DATASET RECORDS:
template <int KD, int KS>
inline __global__ __launch_bounds__(256) void k_assemble(Layout L, Table T, const double* __restrict__ x,
                                                  const FrameConst* __restrict__ fc, const double* __restrict__ mask,
                                                  const float* __restrict__ median,
                                                  const unsigned char* __restrict__ inRange,
                                                  const unsigned char* __restrict__ rangeFlags,
                                                  const int* __restrict__ fpOff, const int* __restrict__ fpList,
                                                  double* __restrict__ gOut, double* __restrict__ hOut,
                                                  double* __restrict__ costFrame, double* __restrict__ focalG,
                                                  double* __restrict__ focalH, AsmPanels panels, int panelCap) {
  extern __shared__ __attribute__((aligned(16))) double sm[];
  const int B = L.B;
  double* Hs = sm;
  double* gs = Hs + panelCap;
  double* xf = gs + B;
  double* xo = xf + B;
  FrameConst* fcs = reinterpret_cast<FrameConst*>(xo + B);
  double* red = reinterpret_cast<double*>(fcs + 2);
  const int f = blockIdx.x;
// ... 210 lines not shown
inline __global__ __launch_bounds__(256) void k_shared_focal_fixup(Layout L, const double* __restrict__ focalG,
                                                            const double* __restrict__ focalH,
                                                            const double* __restrict__ mask, double* __restrict__ g,
                                                            double* __restrict__ hBlocks) {
  __shared__ double red[8];
  double a = 0.0, b = 0.0;
  for (int f = threadIdx.x; f < L.F; f += 256) { a += focalG[f]; b += focalH[f]; }
  a = waveSum(a);
  b = waveSum(b);
  if ((threadIdx.x & 63) == 0) { red[threadIdx.x >> 6] = a; red[4 + (threadIdx.x >> 6)] = b; }
  __syncthreads();
  if (threadIdx.x == 0) {
    const double m = mask[6];
    g[6] += (red[0] + red[1] + red[2] + red[3]) * m;
    hBlocks[static_cast<size_t>(6) * L.B + 6] += (red[4] + red[5] + red[6] + red[7]) * m * m;
  }
}

inline __global__ void k_extract_diag(Layout L, const double* __restrict__ hBlocks, double* __restrict__ out) {
  const size_t n = static_cast<size_t>(L.F) * L.B;
  const size_t i = static_cast<size_t>(blockIdx.x) * blockDim.x + threadIdx.x;
  if (i >= n) return;
  const size_t f = i / L.B, c = i - f * L.B;
  out[i] = hBlocks[(f * L.B + c) * L.B + c];
}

TASK OBJECTIVE: Output the data in full, please, exactly as written.

ANSWER TO THIS TASK:
template <int KD, int KS>
inline __global__ __launch_bounds__(256) void k_assemble(Layout L, Table T, const double* __restrict__ x,
                                                  const FrameConst* __restrict__ fc, const double* __restrict__ mask,
                                                  const float* __restrict__ median,
                                                  const unsigned char* __restrict__ inRange,
                                                  const unsigned char* __restrict__ rangeFlags,
                                                  const int* __restrict__ fpOff, const int* __restrict__ fpList,
                                                  double* __restrict__ gOut, double* __restrict__ hOut,
                                                  double* __restrict__ costFrame, double* __restrict__ focalG,
                                                  double* __restrict__ focalH, AsmPanels panels, int panelCap) {
  extern __shared__ __attribute__((aligned(16))) double sm[];
  const int B = L.B;
  double* Hs = sm;
  double* gs = Hs + panelCap;
  double* xf = gs + B;
  double* xo = xf + B;
  FrameConst* fcs = reinterpret_cast<FrameConst*>(xo + B);
  double* red = reinterpret_cast<double*>(fcs + 2);
  const int f = blockIdx.x;
// ... 210 lines not shown
inline __global__ __launch_bounds__(256) void k_shared_focal_fixup(Layout L, const double* __restrict__ focalG,
                                                            const double* __restrict__ focalH,
                                                            const double* __restrict__ mask, double* __restrict__ g,
                                                            double* __restrict__ hBlocks) {
  __shared__ double red[8];
  double a = 0.0, b = 0.0;
  for (int f = threadIdx.x; f < L.F; f += 256) { a += focalG[f]; b += focalH[f]; }
  a = waveSum(a);
  b = waveSum(b);
  if ((threadIdx.x & 63) == 0) { red[threadIdx.x >> 6] = a; red[4 + (threadIdx.x >> 6)] = b; }
  __syncthreads();
  if (threadIdx.x == 0) {
    const double m = mask[6];
    g[6] += (red[0] + red[1] + red[2] + red[3]) * m;
    hBlocks[static_cast<size_t>(6) * L.B + 6] += (red[4] + red[5] + red[6] + red[7]) * m * m;
  }
}

inline __global__ void k_extract_diag(Layout L, const double* __restrict__ hBlocks, double* __restrict__ out) {
  const size_t n = static_cast<size_t>(L.F) * L.B;
  const size_t i = static_cast<size_t>(blockIdx.x) * blockDim.x + threadIdx.x;
  if (i >= n) return;
  const size_t f = i / L.B, c = i - f * L.B;
  out[i] = hBlocks[(f * L.B + c) * L.B + c];
}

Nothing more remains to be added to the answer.